__Problem details__
Read the entries that follow and give each one again precisely.

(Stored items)
╭──

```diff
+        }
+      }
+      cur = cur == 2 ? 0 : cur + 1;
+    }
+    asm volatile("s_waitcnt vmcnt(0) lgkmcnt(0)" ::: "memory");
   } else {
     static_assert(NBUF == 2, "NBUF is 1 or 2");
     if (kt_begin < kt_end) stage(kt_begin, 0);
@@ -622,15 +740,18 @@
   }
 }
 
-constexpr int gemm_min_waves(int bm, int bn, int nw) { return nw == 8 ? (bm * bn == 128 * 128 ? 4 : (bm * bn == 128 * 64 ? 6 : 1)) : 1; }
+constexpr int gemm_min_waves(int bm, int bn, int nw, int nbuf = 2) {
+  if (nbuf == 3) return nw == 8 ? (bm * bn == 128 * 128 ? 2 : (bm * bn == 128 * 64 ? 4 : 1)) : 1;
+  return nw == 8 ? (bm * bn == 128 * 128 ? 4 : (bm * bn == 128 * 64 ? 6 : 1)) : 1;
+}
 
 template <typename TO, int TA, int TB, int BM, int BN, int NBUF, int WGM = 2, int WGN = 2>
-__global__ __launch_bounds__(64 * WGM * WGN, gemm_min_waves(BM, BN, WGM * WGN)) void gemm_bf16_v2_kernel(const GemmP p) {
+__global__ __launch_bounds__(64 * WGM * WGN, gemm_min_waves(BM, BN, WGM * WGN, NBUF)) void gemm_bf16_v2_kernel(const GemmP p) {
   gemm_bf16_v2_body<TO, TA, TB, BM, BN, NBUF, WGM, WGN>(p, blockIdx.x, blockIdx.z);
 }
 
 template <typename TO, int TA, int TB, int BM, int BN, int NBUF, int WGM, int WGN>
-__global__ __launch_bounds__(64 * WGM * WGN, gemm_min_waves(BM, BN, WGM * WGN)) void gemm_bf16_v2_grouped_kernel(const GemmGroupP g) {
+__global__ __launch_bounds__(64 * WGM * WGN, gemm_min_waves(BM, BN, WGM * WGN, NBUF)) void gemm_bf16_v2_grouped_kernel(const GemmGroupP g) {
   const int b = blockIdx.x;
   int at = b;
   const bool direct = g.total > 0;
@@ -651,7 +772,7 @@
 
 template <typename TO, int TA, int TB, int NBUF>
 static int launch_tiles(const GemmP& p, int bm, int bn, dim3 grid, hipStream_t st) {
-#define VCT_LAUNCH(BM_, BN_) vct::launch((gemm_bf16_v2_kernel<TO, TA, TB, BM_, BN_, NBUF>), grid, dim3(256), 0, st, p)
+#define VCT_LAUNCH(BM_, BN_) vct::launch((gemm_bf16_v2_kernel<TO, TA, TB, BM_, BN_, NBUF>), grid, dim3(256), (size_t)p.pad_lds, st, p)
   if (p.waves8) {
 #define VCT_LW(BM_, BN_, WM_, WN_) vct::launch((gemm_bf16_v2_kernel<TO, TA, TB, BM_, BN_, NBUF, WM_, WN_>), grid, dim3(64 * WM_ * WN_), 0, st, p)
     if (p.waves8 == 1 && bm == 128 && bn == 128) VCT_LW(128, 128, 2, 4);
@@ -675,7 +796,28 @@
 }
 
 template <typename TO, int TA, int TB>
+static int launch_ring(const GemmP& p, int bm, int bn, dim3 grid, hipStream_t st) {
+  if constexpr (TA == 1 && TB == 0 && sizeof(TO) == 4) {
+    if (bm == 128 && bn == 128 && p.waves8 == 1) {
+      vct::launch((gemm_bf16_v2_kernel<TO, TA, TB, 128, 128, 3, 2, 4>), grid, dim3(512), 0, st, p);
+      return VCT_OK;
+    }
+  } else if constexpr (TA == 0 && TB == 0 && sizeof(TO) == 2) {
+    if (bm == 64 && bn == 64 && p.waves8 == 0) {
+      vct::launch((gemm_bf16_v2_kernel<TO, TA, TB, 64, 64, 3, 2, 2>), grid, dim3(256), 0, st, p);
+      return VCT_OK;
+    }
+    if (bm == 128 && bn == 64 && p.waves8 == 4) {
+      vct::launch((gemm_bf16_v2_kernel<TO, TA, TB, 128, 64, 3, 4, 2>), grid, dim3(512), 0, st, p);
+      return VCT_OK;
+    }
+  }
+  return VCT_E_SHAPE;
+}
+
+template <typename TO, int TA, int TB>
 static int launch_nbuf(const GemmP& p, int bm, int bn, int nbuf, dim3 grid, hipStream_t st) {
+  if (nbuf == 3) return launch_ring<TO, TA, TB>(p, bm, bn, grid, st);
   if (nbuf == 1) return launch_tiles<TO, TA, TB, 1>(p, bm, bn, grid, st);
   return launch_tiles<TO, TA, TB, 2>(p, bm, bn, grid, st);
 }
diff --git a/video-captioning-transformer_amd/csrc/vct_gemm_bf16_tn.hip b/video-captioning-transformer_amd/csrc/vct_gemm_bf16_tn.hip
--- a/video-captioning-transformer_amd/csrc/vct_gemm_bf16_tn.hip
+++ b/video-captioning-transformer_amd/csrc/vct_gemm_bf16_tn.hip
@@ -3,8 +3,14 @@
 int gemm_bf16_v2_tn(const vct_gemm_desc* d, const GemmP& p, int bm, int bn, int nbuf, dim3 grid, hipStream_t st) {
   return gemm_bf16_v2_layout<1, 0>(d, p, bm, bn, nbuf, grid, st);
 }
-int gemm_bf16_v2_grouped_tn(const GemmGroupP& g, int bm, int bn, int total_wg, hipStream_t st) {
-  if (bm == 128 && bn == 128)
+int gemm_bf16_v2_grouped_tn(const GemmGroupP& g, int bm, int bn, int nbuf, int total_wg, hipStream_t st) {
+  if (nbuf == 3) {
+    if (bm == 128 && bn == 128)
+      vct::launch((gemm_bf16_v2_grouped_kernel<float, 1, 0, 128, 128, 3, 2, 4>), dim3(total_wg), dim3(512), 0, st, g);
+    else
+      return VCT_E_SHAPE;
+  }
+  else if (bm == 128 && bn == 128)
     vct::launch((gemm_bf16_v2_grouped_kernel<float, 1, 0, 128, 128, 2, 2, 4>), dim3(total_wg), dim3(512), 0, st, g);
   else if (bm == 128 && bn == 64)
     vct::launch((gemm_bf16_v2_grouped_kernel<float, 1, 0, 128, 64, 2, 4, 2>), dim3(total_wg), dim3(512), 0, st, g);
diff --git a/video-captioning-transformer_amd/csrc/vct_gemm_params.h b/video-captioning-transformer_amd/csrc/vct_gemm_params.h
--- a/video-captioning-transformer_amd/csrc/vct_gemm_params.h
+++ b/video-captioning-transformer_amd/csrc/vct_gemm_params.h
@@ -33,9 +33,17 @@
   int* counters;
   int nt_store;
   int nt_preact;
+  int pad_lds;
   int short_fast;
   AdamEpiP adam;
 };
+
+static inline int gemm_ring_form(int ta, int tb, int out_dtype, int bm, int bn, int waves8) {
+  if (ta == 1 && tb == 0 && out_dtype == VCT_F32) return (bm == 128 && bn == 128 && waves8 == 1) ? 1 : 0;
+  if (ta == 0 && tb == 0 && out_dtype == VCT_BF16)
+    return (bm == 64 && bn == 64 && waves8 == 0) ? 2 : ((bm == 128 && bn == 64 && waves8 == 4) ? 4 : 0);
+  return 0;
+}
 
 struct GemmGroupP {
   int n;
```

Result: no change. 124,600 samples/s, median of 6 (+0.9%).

╰──

__Written solution__
```diff
+        }
+      }
+      cur = cur == 2 ? 0 : cur + 1;
+    }
+    asm volatile("s_waitcnt vmcnt(0) lgkmcnt(0)" ::: "memory");
   } else {
     static_assert(NBUF == 2, "NBUF is 1 or 2");
     if (kt_begin < kt_end) stage(kt_begin, 0);
@@ -622,15 +740,18 @@
   }
 }
 
-constexpr int gemm_min_waves(int bm, int bn, int nw) { return nw == 8 ? (bm * bn == 128 * 128 ? 4 : (bm * bn == 128 * 64 ? 6 : 1)) : 1; }
+constexpr int gemm_min_waves(int bm, int bn, int nw, int nbuf = 2) {
+  if (nbuf == 3) return nw == 8 ? (bm * bn == 128 * 128 ? 2 : (bm * bn == 128 * 64 ? 4 : 1)) : 1;
+  return nw == 8 ? (bm * bn == 128 * 128 ? 4 : (bm * bn == 128 * 64 ? 6 : 1)) : 1;
+}
 
 template <typename TO, int TA, int TB, int BM, int BN, int NBUF, int WGM = 2, int WGN = 2>
-__global__ __launch_bounds__(64 * WGM * WGN, gemm_min_waves(BM, BN, WGM * WGN)) void gemm_bf16_v2_kernel(const GemmP p) {
+__global__ __launch_bounds__(64 * WGM * WGN, gemm_min_waves(BM, BN, WGM * WGN, NBUF)) void gemm_bf16_v2_kernel(const GemmP p) {
   gemm_bf16_v2_body<TO, TA, TB, BM, BN, NBUF, WGM, WGN>(p, blockIdx.x, blockIdx.z);
 }
 
 template <typename TO, int TA, int TB, int BM, int BN, int NBUF, int WGM, int WGN>
-__global__ __launch_bounds__(64 * WGM * WGN, gemm_min_waves(BM, BN, WGM * WGN)) void gemm_bf16_v2_grouped_kernel(const GemmGroupP g) {
+__global__ __launch_bounds__(64 * WGM * WGN, gemm_min_waves(BM, BN, WGM * WGN, NBUF)) void gemm_bf16_v2_grouped_kernel(const GemmGroupP g) {
   const int b = blockIdx.x;
   int at = b;
   const bool direct = g.total > 0;
@@ -651,7 +772,7 @@
 
 template <typename TO, int TA, int TB, int NBUF>
 static int launch_tiles(const GemmP& p, int bm, int bn, dim3 grid, hipStream_t st) {
-#define VCT_LAUNCH(BM_, BN_) vct::launch((gemm_bf16_v2_kernel<TO, TA, TB, BM_, BN_, NBUF>), grid, dim3(256), 0, st, p)
+#define VCT_LAUNCH(BM_, BN_) vct::launch((gemm_bf16_v2_kernel<TO, TA, TB, BM_, BN_, NBUF>), grid, dim3(256), (size_t)p.pad_lds, st, p)
   if (p.waves8) {
 #define VCT_LW(BM_, BN_, WM_, WN_) vct::launch((gemm_bf16_v2_kernel<TO, TA, TB, BM_, BN_, NBUF, WM_, WN_>), grid, dim3(64 * WM_ * WN_), 0, st, p)
     if (p.waves8 == 1 && bm == 128 && bn == 128) VCT_LW(128, 128, 2, 4);
@@ -675,7 +796,28 @@
 }
 
 template <typename TO, int TA, int TB>
+static int launch_ring(const GemmP& p, int bm, int bn, dim3 grid, hipStream_t st) {
+  if constexpr (TA == 1 && TB == 0 && sizeof(TO) == 4) {
+    if (bm == 128 && bn == 128 && p.waves8 == 1) {
+      vct::launch((gemm_bf16_v2_kernel<TO, TA, TB, 128, 128, 3, 2, 4>), grid, dim3(512), 0, st, p);
+      return VCT_OK;
+    }
+  } else if constexpr (TA == 0 && TB == 0 && sizeof(TO) == 2) {
+    if (bm == 64 && bn == 64 && p.waves8 == 0) {
+      vct::launch((gemm_bf16_v2_kernel<TO, TA, TB, 64, 64, 3, 2, 2>), grid, dim3(256), 0, st, p);
+      return VCT_OK;
+    }
+    if (bm == 128 && bn == 64 && p.waves8 == 4) {
+      vct::launch((gemm_bf16_v2_kernel<TO, TA, TB, 128, 64, 3, 4, 2>), grid, dim3(512), 0, st, p);
+      return VCT_OK;
+    }
+  }
+  return VCT_E_SHAPE;
+}
+
+template <typename TO, int TA, int TB>
 static int launch_nbuf(const GemmP& p, int bm, int bn, int nbuf, dim3 grid, hipStream_t st) {
+  if (nbuf == 3) return launch_ring<TO, TA, TB>(p, bm, bn, grid, st);
   if (nbuf == 1) return launch_tiles<TO, TA, TB, 1>(p, bm, bn, grid, st);
   return launch_tiles<TO, TA, TB, 2>(p, bm, bn, grid, st);
 }
diff --git a/video-captioning-transformer_amd/csrc/vct_gemm_bf16_tn.hip b/video-captioning-transformer_amd/csrc/vct_gemm_bf16_tn.hip
--- a/video-captioning-transformer_amd/csrc/vct_gemm_bf16_tn.hip
+++ b/video-captioning-transformer_amd/csrc/vct_gemm_bf16_tn.hip
@@ -3,8 +3,14 @@
 int gemm_bf16_v2_tn(const vct_gemm_desc* d, const GemmP& p, int bm, int bn, int nbuf, dim3 grid, hipStream_t st) {
   return gemm_bf16_v2_layout<1, 0>(d, p, bm, bn, nbuf, grid, st);
 }
-int gemm_bf16_v2_grouped_tn(const GemmGroupP& g, int bm, int bn, int total_wg, hipStream_t st) {
-  if (bm == 128 && bn == 128)
+int gemm_bf16_v2_grouped_tn(const GemmGroupP& g, int bm, int bn, int nbuf, int total_wg, hipStream_t st) {
+  if (nbuf == 3) {
+    if (bm == 128 && bn == 128)
+      vct::launch((gemm_bf16_v2_grouped_kernel<float, 1, 0, 128, 128, 3, 2, 4>), dim3(total_wg), dim3(512), 0, st, g);
+    else
+      return VCT_E_SHAPE;
+  }
+  else if (bm == 128 && bn == 128)
     vct::launch((gemm_bf16_v2_grouped_kernel<float, 1, 0, 128, 128, 2, 2, 4>), dim3(total_wg), dim3(512), 0, st, g);
   else if (bm == 128 && bn == 64)
     vct::launch((gemm_bf16_v2_grouped_kernel<float, 1, 0, 128, 64, 2, 4, 2>), dim3(total_wg), dim3(512), 0, st, g);
diff --git a/video-captioning-transformer_amd/csrc/vct_gemm_params.h b/video-captioning-transformer_amd/csrc/vct_gemm_params.h
--- a/video-captioning-transformer_amd/csrc/vct_gemm_params.h
+++ b/video-captioning-transformer_amd/csrc/vct_gemm_params.h
@@ -33,9 +33,17 @@
   int* counters;
   int nt_store;
   int nt_preact;
+  int pad_lds;
   int short_fast;
   AdamEpiP adam;
 };
+
+static inline int gemm_ring_form(int ta, int tb, int out_dtype, int bm, int bn, int waves8) {
+  if (ta == 1 && tb == 0 && out_dtype == VCT_F32) return (bm == 128 && bn == 128 && waves8 == 1) ? 1 : 0;
+  if (ta == 0 && tb == 0 && out_dtype == VCT_BF16)
+    return (bm == 64 && bn == 64 && waves8 == 0) ? 2 : ((bm == 128 && bn == 64 && waves8 == 4) ? 4 : 0);
+  return 0;
+}
 
 struct GemmGroupP {
   int n;
```

Result: no change. 124,600 samples/s, median of 6 (+0.9%).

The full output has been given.